Alors, ce serait fini de sa royauté. De sa royauté illusoire, de sa royauté de paresse, de plaisir, de romances et de politique. Tout le monde se paierait sa tête : non point ces Parisiens seulement, mais tout le monde ! Il ne ferait plus le malin, il ne serait plus le Monarque. Son unique espoir, à cette heure, lui vint de ce qu’il jugeait les autres d’après lui-même : quand on a dit, n’est-ce pas : « Je ferai ça dans trois mois », on ne le fait jamais, on n’y pense plus. On ne fait que les choses qu’on fait tout de suite. Il était si fatigué d’être malheureux qu’il se cramponna comme un noyé à ce raisonnement. Dans ces jours suprêmes, il retrouva presque tout son calme, toute sa gaieté ; il dormit ! Et à l’avènement du premier jour du quatrième mois, en s’éveillant, le matin, il dit bonjour au soleil. Il n’était pas là, hein ! il n’était pas là, le Malavial, lieutenant de vaisseau ? Donc il ne viendrait pas. C’était fini de ce cauchemar ! Et même, allons plus loin, mettons les choses au pis, supposons qu’il arrive demain. Est-ce qu’il ne pourrait pas lui répondre : « J’ai promis pour cette date, non pour une autre. » Évidemment, comme excuse, ce n’était pas brillant. Mais, tout de même, tout de même…
A une heure de l’après-midi, il distingua une automobile, au bas de Massane, où est la fontaine d’Estelle et Némorin.

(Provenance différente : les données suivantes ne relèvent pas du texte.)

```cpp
template <bool W_KN>
__global__ __launch_bounds__(512)
void gemm_nt_streamk_kernel(const bf16* __restrict__ A, int lda, const bf16* __restrict__ W, int ldw,
                            float* __restrict__ Cf, int ldc, int M, int N, int K, float alpha,
                            int tiles_m, int tiles_n, int CHUNK, int k_valid) {
  constexpr int BM = 256, BN = 128, NWAVES = 8;
  constexpr int A_BYTES = BM * ROWB, B_BYTES = BN * ROWB, STAGE = A_BYTES + B_BYTES;
  extern __shared__ __attribute__((aligned(16))) char smem[];
  const int tid = threadIdx.x, lane = tid & 63;
  const int wid = __builtin_amdgcn_readfirstlane(tid >> 6);
  const int ntile = tiles_m * tiles_n;
  const int nk = K / BK;
  const long long total_all = (long long)ntile * nk;
// ... 932 lines not shown
#pragma unroll
  for (int a = 0; a < 4; ++a)
#pragma unroll
    for (int b = 0; b < 4; ++b) {
      const int j = j0 + wj * 64 + b * 16 + ft;
#pragma unroll
      for (int r = 0; r < 4; ++r) {
        const int i = i0 + wi * 64 + a * 16 + fg * 4 + r;
        if (i < N && j < K) unsafeAtomicAdd(dW + (size_t)i * lddw + j, alpha * acc[a][b][r]);
      }
    }
}

template <bool YROWS>
__global__ __launch_bounds__(256)
void gemm_wgrad_w4_kernel(const bf16* __restrict__ dY_a, int lddy_a, const bf16* __restrict__ X_a, int ldx_a,
                          float* __restrict__ dW_a, int lddw_a, int M, int N, int K, float alpha,
                          int tiles_i, int tiles_j_a, int WR_CHUNK, float* __restrict__ ws, int* __restrict__ ws_tile,
                          int overwrite, WgradProblem pb) {
  const bf16* dY = dY_a;
  const bf16* X = X_a;
  float* dW = dW_a;
  int lddy = lddy_a, ldx = ldx_a, lddw = lddw_a, tiles_j = tiles_j_a;
  int tile_id0 = 0;
  constexpr int TI = 256, TJ = 256, KT = 64;
  constexpr int ROWB = 512;
  constexpr int Y_BYTES = KT * ROWB, STAGE = 2 * Y_BYTES;
  extern __shared__ __attribute__((aligned(16))) char smem[];
  const int tid = threadIdx.x, lane = tid & 63;
  const int wid = __builtin_amdgcn_readfirstlane(tid >> 6);
  const int ntile_a = tiles_i * tiles_j_a;
  const int ntile = ntile_a + pb.tiles_i * pb.tiles_j;
  const int nmt = M / KT;
  const long long total_all = (long long)ntile * nmt;
  const int nwg = gridDim.x;
  const int per_xcd = nwg >> 3;
  const int slot = (blockIdx.x & 7) * per_xcd + (blockIdx.x >> 3);
  const bool rr = (WR_CHUNK == 0);
  if (ws && tid == 0) ws_tile[slot] = -1;
  int total, seg_tile, seg_m0, seg_len;
  if (rr) {
    const int my_tiles = (ntile > slot) ? (ntile - slot + nwg - 1) / nwg : 0;
    if (my_tiles == 0) return;
    total = my_tiles * nmt;
    seg_tile = slot; seg_m0 = 0; seg_len = nmt;
  } else {
    const int C = max(nwg / ntile, 1);
    if (slot >= C * ntile) return;
    const int c = slot / ntile;
    seg_tile = slot - c * ntile;
    if (seg_tile >= ntile_a) {
      dY = pb.dY; X = pb.X; dW = pb.dW; lddy = pb.lddy; ldx = pb.ldx; lddw = pb.lddw; tiles_j = pb.tiles_j;
      seg_tile -= ntile_a;
      tile_id0 = ntile_a;
    }
    seg_m0 = (int)((long long)c * nmt / C);
    seg_len = (int)((long long)(c + 1) * nmt / C) - seg_m0;
    total = seg_len;
    if (total <= 0) return;
  }
  (void)total_all;
  auto locate = [&](int) {
    WgCursor cu;
    cu.c = 0; cu.t = seg_tile; cu.mt = 0; cu.len = seg_len;
    return cu;
  };
  auto advance = [&](WgCursor& cu) {
    if (++cu.mt == cu.len) { cu.mt = 0; cu.t += nwg; }
  };
// ... 260 lines not shown
#pragma unroll
  for (int c = 0; c < 8; ++c) { yf0[c] = yfrag(c); xf0[c] = frag(xl[c], xh[c]); }

  WgCursor cc = locate(g0);
  bool first = true;
  int n_seg = 0;
  auto kstep = [&](auto stage_c, int step) {
    if (first) wktile(std::true_type{}, stage_c);
    else wktile(std::false_type{}, stage_c);
    first = false;

    const bool last_of_tile = (cc.mt + 1 == cc.len) || (step + 1 == total);
    if (last_of_tile) {
      asm volatile("s_nop 15\n\ts_nop 15" ::: "memory");
      const int ti = cc.t / tiles_j, tj = cc.t - ti * tiles_j;
      float* dbase = dW + (size_t)(ti * TI + wi * 128 + fg * 4) * lddw + tj * TJ + wj * 128 + ft;
      const bool to_ws = (ws != nullptr) && !rr && n_seg == 0 && (step + 1 == total);
      if (to_ws) {
        asm volatile("s_waitcnt vmcnt(0)" ::: "memory");
        __builtin_amdgcn_s_barrier();
        asm volatile("" ::: "memory");
      }
#pragma nounroll
      for (int bb = 0; bb < 8; ++bb) {
        const int b = to_ws ? bb : ((bb + slot) & 7);
        float v[32];
#define WG_RD8(B)                                                                                   \
  _Pragma("unroll") for (int q = 0; q < 32; ++q) v[q] = 0.f;                                        \
  asm volatile("v_accvgpr_read_b32 %0, a[(" #B ")*32+0]\n\tv_accvgpr_read_b32 %1, a[(" #B ")*32+1]\n\t"   \
               "v_accvgpr_read_b32 %2, a[(" #B ")*32+2]\n\tv_accvgpr_read_b32 %3, a[(" #B ")*32+3]\n\t"   \
               "v_accvgpr_read_b32 %4, a[(" #B ")*32+4]\n\tv_accvgpr_read_b32 %5, a[(" #B ")*32+5]\n\t"   \
               "v_accvgpr_read_b32 %6, a[(" #B ")*32+6]\n\tv_accvgpr_read_b32 %7, a[(" #B ")*32+7]"       \
// ... 20 lines not shown
          case 3: { WG_RD8(3); } break;
          case 4: { WG_RD8(4); } break;
          case 5: { WG_RD8(5); } break;
          case 6: { WG_RD8(6); } break;
          default: { WG_RD8(7); } break;
        }
#undef WG_RD8
        if (to_ws) {
          float* lw = reinterpret_cast<float*>(smem) + wid * (128 * 36) + (fg * 4) * 36 + (b & 1) * 16 + ft;
#pragma unroll
          for (int a = 0; a < 8; ++a)
#pragma unroll
            for (int r = 0; r < 4; ++r) lw[(a * 16 + r) * 36] = v[a * 4 + r];
          if (b & 1) {
            const float* lr = reinterpret_cast<const float*>(smem) + wid * (128 * 36) + (lane >> 3) * 36 + (lane & 7) * 4;
            float* wrow = ws + (size_t)slot * (TI * TJ + 272) + (size_t)(wi * 128 + (lane >> 3)) * TJ + wj * 128 + (b >> 1) * 32 + (lane & 7) * 4;
#pragma unroll
            for (int it = 0; it < 16; ++it)
              *reinterpret_cast<f32x4*>(wrow + it * 8 * TJ) = *reinterpret_cast<const f32x4*>(lr + it * 8 * 36);
          }
        } else {
          float* dcol = dbase + b * 16;
#pragma unroll
          for (int a = 0; a < 8; ++a)
#pragma unroll
            for (int r = 0; r < 4; ++r)
              if (overwrite) dcol[(size_t)(a * 16 + r) * lddw] = alpha * v[a * 4 + r];
              else unsafeAtomicAdd(dcol + (size_t)(a * 16 + r) * lddw, alpha * v[a * 4 + r]);
        }
      }
      if (to_ws && tid == 0) ws_tile[slot] = tile_id0 + cc.t;
      ++n_seg;
      first = true;
    }
    advance(cc);
  };
  for (int step = 0; step < total; step += 2) {
    kstep(std::integral_constant<int, 0>{}, step);
    if (step + 1 < total) kstep(std::integral_constant<int, 1>{}, step + 1);
  }
  asm volatile("s_waitcnt vmcnt(0)" ::: "memory");
#undef WG_LDB
#undef WG_TR2
#undef WG_YRD
#undef WG_LGKM0
#undef WG_ACC
#undef WG_M
#undef WG_L
}

__global__ __launch_bounds__(256)
void wgrad_reduce_kernel(const float* __restrict__ ws, const int* __restrict__ ws_tile, int nslots,
                         float* __restrict__ dW, int lddw, int tiles_j, float alpha, int ntile_a, WgradProblem pb) {
  const int t = blockIdx.y, rg = blockIdx.x;
  int tl = t;
  if (t >= ntile_a) { tl = t - ntile_a; dW = pb.dW; lddw = pb.lddw; tiles_j = pb.tiles_j; }
  const int ti = tl / tiles_j, tj = tl - ti * tiles_j;
  const int col = (threadIdx.x & 63) * 4, row0 = rg * 16 + (threadIdx.x >> 6) * 4;
  f32x4 acc[4];
#pragma unroll
  for (int r = 0; r < 4; ++r) acc[r] = f32x4{0.f, 0.f, 0.f, 0.f};
  bool any = false;
  const int ntile = gridDim.y;
  for (int s = t; s < nslots; s += ntile) {
    if (ws_tile[s] != t) continue;
    any = true;
    const float* p = ws + (size_t)s * (65536 + 272) + row0 * 256 + col;
#pragma unroll
    for (int r = 0; r < 4; ++r) acc[r] += *reinterpret_cast<const f32x4*>(p + r * 256);
  }
  if (!any) return;
// ... 325 lines not shown
  g_tq_slots = counters ? n_slots : 0;
  g_tq_next = 0;
  g_tq_bound = false;
  return M3P_OK;
}

size_t m3p_gemm_wgrad_workspace_bytes(void) {
  const size_t grid = (size_t)hw_cus();
  return grid * (65536 + 272) * sizeof(float) + grid * sizeof(int);
}

static bool wgrad_w4_ok(int M, int N, int K, int lddy, int ldx, const void* dY, const void* X) {
  return (M % 64) == 0 && M >= 4096 && (N % 256) == 0 && (K % 256) == 0 &&
         (lddy % 8) == 0 && (ldx % 8) == 0 && !((uintptr_t)dY & 15) && !((uintptr_t)X & 15);
}
extern "C++" {
template <bool YROWS = false>
static int launch_wgrad_w4(const void* dY, int lddy, const void* X, int ldx, float* dW, int lddw, int M, int N, int K,
                           float alpha, void* workspace, size_t workspace_bytes, void* stream, const WgradProblem* pb_in,
                           bool store = false) {
  const int ti = N / 256, tj = K / 256;
  WgradProblem pb = {};
  if (pb_in) pb = *pb_in;
  const int ntile = ti * tj + pb.tiles_i * pb.tiles_j;
  const size_t lds = 2 * 65536;
  static bool attr_set_w = false;
  if (!attr_set_w) {
    hipError_t e = hipFuncSetAttribute((const void*)gemm_wgrad_w4_kernel<YROWS>, hipFuncAttributeMaxDynamicSharedMemorySize, (int)lds);
    if (e != hipSuccess) return (int)e;
    attr_set_w = true;
  }
  const int grid = num_cus();
  const int nmt = M / 64;
  long long share = ((long long)ntile * nmt + grid - 1) / grid;
  int chunk = (int)(share < nmt ? (share < 1 ? 1 : share) : nmt);
  if ((long long)ntile >= 4LL * grid) chunk = 0;
  if (pb_in && chunk == 0) return M3P_EINVAL;
  if (store && chunk != 0) return M3P_ENOTIMPL;
  float* ws = nullptr;
  if (workspace && workspace_bytes >= m3p_gemm_wgrad_workspace_bytes() && (((uintptr_t)workspace & 15) == 0) && chunk != 0 &&
      (lddw % 4) == 0 && (((uintptr_t)dW & 15) == 0) && (!pb_in || ((pb.lddw % 4) == 0 && (((uintptr_t)pb.dW & 15) == 0))))
    ws = (float*)workspace;
  int* ws_tile = ws ? (int*)(ws + (size_t)grid * (65536 + 272)) : nullptr;
  hipLaunchKernelGGL(gemm_wgrad_w4_kernel<YROWS>, dim3(grid), dim3(256), lds, (hipStream_t)stream, (const bf16*)dY, lddy,
                     (const bf16*)X, ldx, dW, lddw, M, N, K, alpha, ti, tj, chunk, ws, ws_tile, store ? 1 : 0, pb);
  M3P_CHECK_LAUNCH();
  if (ws) {
    hipLaunchKernelGGL(wgrad_reduce_kernel, dim3(16, ntile), dim3(256), 0, (hipStream_t)stream, (const float*)ws,
                       (const int*)ws_tile, grid, dW, lddw, tj, alpha, ti * tj, pb);
    M3P_CHECK_LAUNCH();
  }
  return M3P_OK;
}
}

static int wgrad_plan(int M, int N, int K, bool aligned) {
  if (aligned && (M % 64) == 0 && M >= 4096 && (N % 256) == 0 && (K % 256) == 0 && (N / 256) * (K / 256) >= 9)
    return ((long long)(N / 256) * (K / 256) >= 4LL * num_cus()) ? M3P_KERN_WGRAD_W4_TILES : M3P_KERN_WGRAD_W4_CHUNKS;
  if ((M % BK) == 0 && M >= 4096) return M3P_KERN_WGRAD_RING;
  return M3P_KERN_WGRAD_128;
}

int m3p_gemm_nt_plan(int M, int N, int K, int epilogue) {
  if (M <= 0 || N <= 0 || K <= 0 || (K % BK) != 0 || epilogue < 0 || epilogue > M3P_EPI_BIAS_LSE) return M3P_EINVAL;
  int queue = 0;
  const int plan = nt_plan(epilogue, M, N, K, &queue);
  return (plan == M3P_KERN_NT_W8 && queue) ? M3P_KERN_NT_W8_QUEUE : plan;
}

int m3p_gemm_wgrad_plan(int M, int N, int K) {
  if (M <= 0 || N <= 0 || K <= 0) return M3P_EINVAL;
  return wgrad_plan(M, N, K, true);
}

int m3p_gemm_nn_w4_f32(const void* A, int lda, const void* W, int ldw, float* C, int ldc, int M, int N, int K, float alpha,
                       void* workspace, size_t workspace_bytes, void* stream) {
  if (M <= 0 || N <= 0 || K <= 0 || !A || !W || !C) return M3P_EINVAL;
  if ((K % 64) || K < 4096 || (M % 256) || (N % 256) || (lda % 8) || (ldw % 8) || lda < K || ldw < N || ldc < N ||
      ((uintptr_t)A & 15) || ((uintptr_t)W & 15))
    return M3P_ENOTIMPL;
  return launch_wgrad_w4<true>(A, lda, W, ldw, C, ldc, K, M, N, alpha, workspace, workspace_bytes, stream, nullptr);
}

int m3p_gemm_wgrad_pair_bf16(const void* dYa, int lddya, const void* Xa, int ldxa, float* dWa, int lddwa, int Na, int Ka,
                             const void* dYb, int lddyb, const void* Xb, int ldxb, float* dWb, int lddwb, int Nb, int Kb,
                             int M, float alpha, void* workspace, size_t workspace_bytes, void* stream) {
  if (M <= 0 || Na <= 0 || Ka <= 0 || Nb <= 0 || Kb <= 0) return M3P_EINVAL;
  const bool pair = wgrad_w4_ok(M, Na, Ka, lddya, ldxa, dYa, Xa) && wgrad_w4_ok(M, Nb, Kb, lddyb, ldxb, dYb, Xb) &&
                    workspace && workspace_bytes >= m3p_gemm_wgrad_workspace_bytes() && (((uintptr_t)workspace & 15) == 0) &&
                    (lddwa % 4) == 0 && (lddwb % 4) == 0 && (((uintptr_t)dWa | (uintptr_t)dWb) & 15) == 0 &&
                    lddwa >= Ka && lddwb >= Kb &&
                    (long long)((Na / 256) * (Ka / 256) + (Nb / 256) * (Kb / 256)) * 2 <= num_cus();
  if (!pair) {
    int rc = m3p_gemm_wgrad_bf16(dYa, lddya, Xa, ldxa, dWa, lddwa, M, Na, Ka, alpha, workspace, workspace_bytes, stream);
    if (rc != M3P_OK) return rc;
    return m3p_gemm_wgrad_bf16(dYb, lddyb, Xb, ldxb, dWb, lddwb, M, Nb, Kb, alpha, workspace, workspace_bytes, stream);
  }
  if (lddya < Na || ldxa < Ka || lddyb < Nb || ldxb < Kb) return M3P_EINVAL;
  WgradProblem pb = {(const bf16*)dYb, (const bf16*)Xb, dWb, lddyb, ldxb, lddwb, Nb / 256, Kb / 256};
  return launch_wgrad_w4<>(dYa, lddya, Xa, ldxa, dWa, lddwa, M, Na, Ka, alpha, workspace, workspace_bytes, stream, &pb);
}

int m3p_gemm_wgrad_store_bf16(const void* dY, int lddy, const void* X, int ldx, float* dW, int lddw, int M, int N, int K,
                              float alpha, void* workspace, size_t workspace_bytes, void* stream) {
  if (M <= 0 || N <= 0 || K <= 0 || (lddy % 8) != 0 || (ldx % 8) != 0 || !dW || lddw < K) return M3P_EINVAL;
  if (lddy < N || ldx < K || ((uintptr_t)dY & 15) || ((uintptr_t)X & 15)) return M3P_EINVAL;
  if (!wgrad_w4_ok(M, N, K, lddy, ldx, dY, X)) return M3P_ENOTIMPL;
  return launch_wgrad_w4<>(dY, lddy, X, ldx, dW, lddw, M, N, K, alpha, workspace, workspace_bytes, stream, nullptr, true);
}

int m3p_gemm_wgrad_bf16(const void* dY, int lddy, const void* X, int ldx, float* dW, int lddw, int M, int N, int K,
                        float alpha, void* workspace, size_t workspace_bytes, void* stream) {
  if (M <= 0 || N <= 0 || K <= 0 || (lddy % 8) != 0 || (ldx % 8) != 0 || !dW || lddw < K) return M3P_EINVAL;
  if (lddy < ((N + 7) / 8) * 8 || ldx < ((K + 7) / 8) * 8) return M3P_EINVAL;
  if (((uintptr_t)dY & 15) || ((uintptr_t)X & 15)) return M3P_EINVAL;
  const int plan = wgrad_plan(M, N, K, wgrad_w4_ok(M, N, K, lddy, ldx, dY, X));
  if (plan == M3P_KERN_WGRAD_W4_CHUNKS || plan == M3P_KERN_WGRAD_W4_TILES) {
    return launch_wgrad_w4<>(dY, lddy, X, ldx, dW, lddw, M, N, K, alpha, workspace, workspace_bytes, stream, nullptr);
  }
  if (plan == M3P_KERN_WGRAD_RING) {
    const int ti = (N + WR_I - 1) / WR_I, tj = (K + WR_J - 1) / WR_J;
    const size_t lds = 3 * WR_STAGE;
    static bool attr_set_r = false;
    if (!attr_set_r) {
      hipError_t e = hipFuncSetAttribute((const void*)gemm_wgrad_ring_kernel, hipFuncAttributeMaxDynamicSharedMemorySize, (int)lds);
      if (e != hipSuccess) return (int)e;
      attr_set_r = true;
    }
    const int grid = num_cus();
    const int nmt = M / BK;
    long long share = ((long long)ti * tj * nmt + grid - 1) / grid;
    int chunk = (int)(share < nmt ? (share < 1 ? 1 : share) : nmt);
    if ((long long)ti * tj >= 4LL * grid) chunk = 0;
// ... 28 lines not shown
```

m3p_amd/functional.py:

```python
import math
import os
from collections import OrderedDict

import torch

from . import lib as L
from . import fp8 as fp8mod
from . import ops
from . import rng

BF16 = torch.bfloat16
ALIGN = 64
BUCKET_ALIGN = 64 * 8


def _round_up(n, a):
    return (n + a - 1) // a * a
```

Elle s’arrêta au carrefour, comme pour assurer sa route, et puis, se décidant, commença de gravir la côte. Et le Monarque sentit sa chemise lui plaquer sur le dos. Il avait la sueur froide. C’étaient eux : il fut, du coup, par un pressentiment certain, sûr que c’étaient eux. La trompe de l’automobile meugla. Ayant vu jouer Hernani à Nîmes, il se rappela le cor de Ruy Gomez : ses bourreaux s’annonçaient. Mais cette réminiscence lui donna du courage. Il appartenait à une vieille race, dont la bravoure a besoin de littérature. Et, tout de suite, sa résolution fut prise : avant tout, il ne fallait pas que l’Espélunque sût qu’il s’était engagé dans un défi qu’il allait perdre. Il descendit donc au-devant de l’automobile, froidement, l’air d’être ailleurs, comme un homme qui se promène. C’étaient bien eux ! Il reconnut les casquettes des chauffeurs et le petit homme sec, mince, décoré. Impavide, il tint le milieu de la route.
— Dites donc, vous ! dit celui qui tenait le volant, en bloquant son frein.